#### Dataset excerpts
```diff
@@ -1686,21 +1688,22 @@
 int prune_ranges(const float* px_grad, const float* py_grad, const int32_t* boundary, int32_t* ranges,
                  int32_t* s_begin, int B, int S, int T, int T1, int r, hipStream_t st) {
   if (B == 0 || T == 0) return FTR_OK;
-  const int threads = 64;
-  const dim3 grid((T + threads - 1) / threads, B);
-  const int nwin = S + 1 - r + 1;
-  if (nwin > ftr::kSplitQ && (size_t)((T + 63) / 64) * B <= 768) {
-    const int nc = (nwin + ftr::kSplitQ - 1) / ftr::kSplitQ;
-    const int nw = nc < 8 ? nc : 8;
-    hipLaunchKernelGGL(prune_argmax_split_kernel, dim3((T + 63) / 64, B), dim3(64 * nw), 0, st, px_grad, py_grad, boundary, s_begin, B, S, T, T1, r);
-  } else
-    dispatch_range<1, 16>(r,
-      [&](auto rr) { hipLaunchKernelGGL(prune_argmax_once_kernel<decltype(rr)::value>, grid, dim3(threads), 0, st, px_grad, py_grad, boundary, s_begin, B, S, T, T1); },
-      [&] { hipLaunchKernelGGL(prune_argmax_kernel, grid, dim3(threads), 0, st, px_grad, py_grad, boundary, s_begin, B, S, T, T1, r); });
+  const size_t tiles = (size_t)(T + 63) / 64;
+  if (r <= ftr::kStageMaxR && tiles * B <= 0x7fffffffull) {
+    dispatch((T & 3) == 0, [&](auto vec) {
+      hipLaunchKernelGGL(ftr::prune_argmax_staged_kernel<decltype(vec)::value>, dim3((unsigned)(tiles * B)), dim3(64 * (1 + ftr::kStageProd)), 0, st,
+                         px_grad, py_grad, boundary, s_begin, S, T, T1, r, (int)tiles);
+    });
+  } else {
+    const int threads = 64;
+    hipLaunchKernelGGL(prune_argmax_kernel, dim3((T + threads - 1) / threads, B), dim3(threads), 0, st, px_grad, py_grad, boundary, s_begin, B, S, T, T1, r);
+  }
   int rc = check_launch("prune_argmax");
   if (rc != FTR_OK) return rc;
   const int r_con = (T1 == T) ? 2 : r;
-  hipLaunchKernelGGL(prune_adjust_kernel, dim3(B), dim3(64), 0, st, s_begin, ranges, B, T, r, r_con);
+  const int per_wave = 64 * ftr::kAdjustPer;
+  const int waves = (T + per_wave - 1) / per_wave < ftr::kAdjustMaxWaves ? (T + per_wave - 1) / per_wave : ftr::kAdjustMaxWaves;
+  hipLaunchKernelGGL(prune_adjust_kernel, dim3(B), dim3(64 * waves), 0, st, s_begin, ranges, T, r, r_con);
   return check_launch("prune_adjust");
 }
 
```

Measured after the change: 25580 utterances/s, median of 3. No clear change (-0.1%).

## Build symbol row list during GEMM pass and prefetch am_probs and x early

Applied to the files above, without the earlier changes.

Moves the per-column-block symbol row list construction out of the second pass and into the first-pass pipeline, with a dedicated LDS region plus cached column offsets for narrow tiles. For NCB<=8, the loop is restructured so that the last compute step runs after the am_probs row, the amdot value and the first gpx rows have been issued, hiding their latency behind MFMA work. Column sums now reuse an lm buffer, one barrier is dropped, and the symbol global re-reads in pass 2 are replaced by rcol lookups. The cost is more register pressure from holding ap and xv across compute, plus a changed LDS footprint that may affect occupancy.

```diff
diff --git a/tf-fast-rnnt_amd/csrc/simple_fused.hip b/tf-fast-rnnt_amd/csrc/simple_fused.hip
--- a/tf-fast-rnnt_amd/csrc/simple_fused.hip
+++ b/tf-fast-rnnt_amd/csrc/simple_fused.hip
@@ -270,8 +270,10 @@
 constexpr int kBCB = 16;
 
 template <int NCB>
+__host__ __device__ constexpr int fused_bwd_list_cap() { return (2 * kBS * kBLT - 8 * NCB) * 2; }
+template <int NCB>
 __host__ __device__ constexpr size_t fused_bwd_lds_bytes() {
-  return sizeof(float) * (2 * kBS * (16 * NCB) + 2 * kBS * kBLT + 2 * kBS * kBT);
+  return sizeof(float) * (2 * kBS * (16 * NCB) + 2 * kBS * kBLT) + (NCB <= 8 ? 3 : 2) * (size_t)fused_bwd_list_cap<NCB>() + 12 * sizeof(int);
 }
 
 template <bool MOD, bool USEW, int NCB>
@@ -286,7 +288,12 @@
   static_assert(NCB % 4 == 0 && NCB >= 8 && NCB <= 16, "column blocks come in interleaved groups of four");
   float* lmT = smem;
   float* wT = lmT + 2 * kBS * LDC;
-  float* csb = wT + 2 * kBS * kBLT;
+  constexpr int kCap = fused_bwd_list_cap<NCB>();
+  unsigned short* rlist = reinterpret_cast<unsigned short*>(wT + 2 * kBS * kBLT);
+  constexpr bool kCols = NCB <= 8;
+  unsigned char* rcol = reinterpret_cast<unsigned char*>(rlist + kCap);
+  int* red = reinterpret_cast<int*>(rcol + (kCols ? kCap : 0));
+  static_assert(2 * kBS * kBT <= kBS * LDC, "the column sums fit one lm buffer");
   int bx = blockIdx.x, by = blockIdx.y, bz = blockIdx.z;
   {
     const unsigned total = gridDim.x * gridDim.y * gridDim.z;
@@ -307,6 +314,9 @@
   const float* prb = prod + (size_t)b * (S + 1) * T;
   const float* lmb = lm_probs + (size_t)b * (S + 1) * C;
   const int nk = (S + 1 + kBS - 1) / kBS;
+  const int32_t* symb = symbols + (size_t)b * S;
+  int sym0 = -1;
+  if (S > 0) sym0 = symb[min(tid, S - 1)];
   int kc_lo = 0, kc_hi = nk;
   if (live) {
     const int32_t* lv = live + (size_t)b * (S + 1) * 2;
@@ -316,7 +326,6 @@
       if (iv.x < t0 + kBT && iv.y > t0) { smin = min(smin, s); smax = s; }
     }
     smin = -wave_max_int_dpp(-smin); smax = wave_max_int_dpp(smax);
-    int* red = reinterpret_cast<int*>(csb);
     if (lane == 0) { red[wave] = smin; red[4 + wave] = smax; }
     __syncthreads();
     smin = min(min(red[0], red[1]), min(red[2], red[3]));
@@ -324,7 +333,6 @@
     smin = __builtin_amdgcn_readfirstlane(smin); smax = __builtin_amdgcn_readfirstlane(smax);
     kc_lo = smax < 0 ? 0 : smin / kBS;
     kc_hi = smax < 0 ? 0 : smax / kBS + 1;
-    __syncthreads();
   }
 
   constexpr int NL = (kBS * CT / 4) / 256;
@@ -363,6 +371,62 @@
 #pragma unroll
   for (int i = 0; i < NCB; ++i) acc[i] = v4f{0.f, 0.f, 0.f, 0.f};
   const int fk = lane >> 4, fn = lane & 15;
+
+  constexpr int kB2 = CT / 2;
+  static_assert(kCap == (2 * kBS * kBLT - kB2) * 2, "list capacity");
+  int count = 0;
+  const bool listed = S <= 65535;
+  const int r_lo = min(kc_lo * kBS, S), r_hi = min(kc_hi * kBS, S);
+  auto build_list = [&]() {
+    if (!listed) return;
+    int* wcnt = red + 8;
+    for (int base = r_lo & ~255; base < r_hi; base += 256) {
+      const int srow = base + tid;
+      const int raw = base == 0 ? sym0 : symb[min(srow, S - 1)];
+      const int sy = (srow >= r_lo && srow < r_hi) ? min(max(raw, 0), C - 1) : -1;
+      const bool mine = sy >= c0 && sy < c0 + CT;
+      const unsigned long long m = __ballot(mine);
+      if (lane == 0) wcnt[wave] = __popcll(m);
+      __syncthreads();
+      int off = count;
+      for (int w = 0; w < wave; ++w) off += wcnt[w];
+      const int tot = wcnt[0] + wcnt[1] + wcnt[2] + wcnt[3];
+      const int at = off + __popcll(m & ((1ull << lane) - 1ull));
+      if (mine && at < kCap) { rlist[at] = (unsigned short)srow; if (kCols) rcol[at] = (unsigned char)(sy - c0); }
+      count += __builtin_amdgcn_readfirstlane(tot);
+      __syncthreads();
+    }
+  };
+  f4 ap[NG][4];
+  float adot = 1.0f;
+  auto fetch_ap = [&]() {
+    const int t = t0 + 16 * wave + fn;
+    const float* aprow = am_probs + ((size_t)b * T + (t < T ? t : 0)) * C;
+#pragma unroll
+    for (int g = 0; g < NG; ++g)
+#pragma unroll
+      for (int j = 0; j < 4; ++j) ap[g][j] = *reinterpret_cast<const f4*>(aprow + min(c0 + 64 * g + 16 * fk + 4 * j, C - 4));
+    if (uvec) adot = amdot[(size_t)b * T + (t < T ? t : 0)];
+  };
+  constexpr int NX = kB2 * (kBT / 4) / 256;
+  f4 xv[NX];
+  bool all_rows = false;
+  auto fetch_x = [&](int r0) {
+#pragma unroll
+    for (int u = 0; u < NX; ++u) {
+      const int i = max(min(r0 + wrow + 16 * u, count - 1), 0);
+      const int row = all_rows ? r_lo + i : (int)rlist[i];
+      xv[u] = *reinterpret_cast<const f4u*>(gxb + (size_t)row * T1 + wtc);
+    }
+  };
+  auto fetch_x_first = [&]() {
+#pragma unroll
+    for (int u = 0; u < NX; ++u) {
+      const int row = min((int)rlist[max(min(wrow + 16 * u, min(count, kCap) - 1), 0)], S - 1);
+      xv[u] = *reinterpret_cast<const f4u*>(gxb + (size_t)row * T1 + wtc);
+    }
+  };
+  constexpr bool kEarly = NCB <= 8;
 
   {
     auto park = [&](int kc, const Stage& g) {
@@ -414,90 +478,68 @@
     };
     if (kc_lo < kc_hi) {
       Stage g;
+      if (!kEarly) build_list();
       load(kc_lo, g, true);
+      if (kEarly) build_list();
       park(kc_lo, g);
       __syncthreads();
-      for (int kc = kc_lo; kc < kc_hi; ++kc) {
-        if (kc + 1 < kc_hi) load(kc + 1, g, true);
+      for (int kc = kc_lo; kc + (kEarly ? 1 : 0) < kc_hi; ++kc) {
+        const bool more = kEarly || kc + 1 < kc_hi;
+        if (more) load(kc + 1, g, true);
         compute(kc);
-        if (kc + 1 < kc_hi) park(kc + 1, g);
+        if (more) park(kc + 1, g);
         __syncthreads();
       }
     }
-  }
+    all_rows = !listed || count > kCap;
+    if (all_rows) count = r_hi - r_lo;
+    if (kEarly) fetch_ap();
+    if (kEarly && kc_lo < kc_hi) compute(kc_hi - 1);
+    if (kEarly && S > 0) fetch_x_first();
+  }
+  const int tl = 16 * wave + fn, t = t0 + tl;
+  const bool tok = t < T;
+  const float* aprow = am_probs + ((size_t)b * T + (tok ? t : 0)) * C;
+  float* csb = lmT + (kc_hi & 1) * kBS * LDC;
   *reinterpret_cast<f4*>(csb + (0 * kBS + wrow) * kBT + 4 * wq) = sx;
   *reinterpret_cast<f4*>(csb + (1 * kBS + wrow) * kBT + 4 * wq) = sy;
   __syncthreads();
-  const int tl = 16 * wave + fn, t = t0 + tl;
   float cx = 0.0f, cy = 0.0f;
 #pragma unroll
   for (int r8 = 0; r8 < kBS; ++r8) { cx += csb[(0 * kBS + r8) * kBT + tl]; cy += csb[(1 * kBS + r8) * kBT + tl]; }
-  const bool tok = t < T;
   float R = 0.0f;
   if (uvec && tok) {
-    R = -as * (cx + cy) / amdot[(size_t)b * T + t];
+    R = -as * (cx + cy) / (kEarly ? adot : amdot[(size_t)b * T + t]);
     if (by == 0 && fk == 0) Rout[(size_t)b * T + t] = R;
   }
-  const float* aprow = am_probs + ((size_t)b * T + (tok ? t : 0)) * C;
 #pragma unroll
   for (int g = 0; g < NG; ++g)
 #pragma unroll
     for (int j = 0; j < 4; ++j) {
       const int c = c0 + 64 * g + 16 * fk + 4 * j;
-      f4 ap = {0.f, 0.f, 0.f, 0.f};
-      if (tok && c < C) ap = *reinterpret_cast<const f4*>(aprow + c);
+      f4 apq = {0.f, 0.f, 0.f, 0.f};
+      if (kEarly) { if (tok && c < C) apq = ap[g][j]; }
+      else if (tok && c < C) apq = *reinterpret_cast<const f4*>(aprow + c);
       if (uvec) {
         f4 uv = {0.f, 0.f, 0.f, 0.f};
         if (c < C) uv = *reinterpret_cast<const f4*>(uvec + c);
 #pragma unroll
-        for (int e = 0; e < 4; ++e) acc[4 * g + e][j] = ap[e] * (acc[4 * g + e][j] + uv[e] * R);
+        for (int e = 0; e < 4; ++e) acc[4 * g + e][j] = apq[e] * (acc[4 * g + e][j] + uv[e] * R);
       } else {
 #pragma unroll
-        for (int e = 0; e < 4; ++e) acc[4 * g + e][j] = ap[e] * acc[4 * g + e][j];
+        for (int e = 0; e < 4; ++e) acc[4 * g + e][j] = apq[e] * acc[4 * g + e][j];
       }
     }
   {
-    constexpr int kB2 = CT / 2;
     static_assert(kB2 * kBT <= 2 * kBS * LDC && kB2 <= 2 * kBS * kBLT, "pass 2 reuses the tiles of pass 1");
     float* xT = lmT;
     int* sym2 = reinterpret_cast<int*>(wT);
-    constexpr int kCap = (2 * kBS * kBLT - kB2) * 2;
-    unsigned short* rlist = reinterpret_cast<unsigned short*>(wT + kB2);
-    int* wcnt = reinterpret_cast<int*>(csb);
-    int count = 0;
-    const bool listed = S <= 65535;
-    const int r_lo = min(kc_lo * kBS, S), r_hi = min(kc_hi * kBS, S);
-    __syncthreads();
-    if (listed) {
-      for (int base = r_lo; base < r_hi; base += 256) {
-        const int srow = base + tid;
-        const int sy = srow < r_hi ? min(max(symbols[(size_t)b * S + srow], 0), C - 1) : -1;
-        const bool mine = sy >= c0 && sy < c0 + CT;
-        const unsigned long long m = __ballot(mine);
-        if (lane == 0) wcnt[wave] = __popcll(m);
-        __syncthreads();
-        int off = count;
-        for (int w = 0; w < wave; ++w) off += wcnt[w];
-        const int tot = wcnt[0] + wcnt[1] + wcnt[2] + wcnt[3];
-        const int at = off + __popcll(m & ((1ull << lane) - 1ull));
-        if (mine && at < kCap) rlist[at] = (unsigned short)srow;
-        count += tot;
-        __syncthreads();
-      }
-    }
-    const bool all_rows = !listed || count > kCap;
-    if (all_rows) count = r_hi - r_lo;
-    auto row_of = [&](int i) { return all_rows ? r_lo + i : (int)rlist[i]; };
-    constexpr int NX = kB2 * (kBT / 4) / 256;
     for (int r0 = 0; r0 < count; r0 += kB2) {
-      f4 xv[NX];
-#pragma unroll
-      for (int u = 0; u < NX; ++u) {
-        const int row = row_of(min(r0 + wrow + 16 * u, count - 1));
-        xv[u] = *reinterpret_cast<const f4u*>(gxb + (size_t)row * T1 + wtc);
-      }
+      if (r0 > 0 || !kEarly || all_rows) fetch_x(r0);
       const int li = r0 + tid;
-      const int symr = (tid < kB2 && li < count) ? min(max(symbols[(size_t)b * S + row_of(li)], 0), C - 1) : -1;
+      int symr = -1;
+      if (tid < kB2 && li < count)
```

#### Exercise
Show the lines of the material that contain the word "symr".

#### Result of the task
-      const int symr = (tid < kB2 && li < count) ? min(max(symbols[(size_t)b * S + row_of(li)], 0), C - 1) : -1;
+      int symr = -1;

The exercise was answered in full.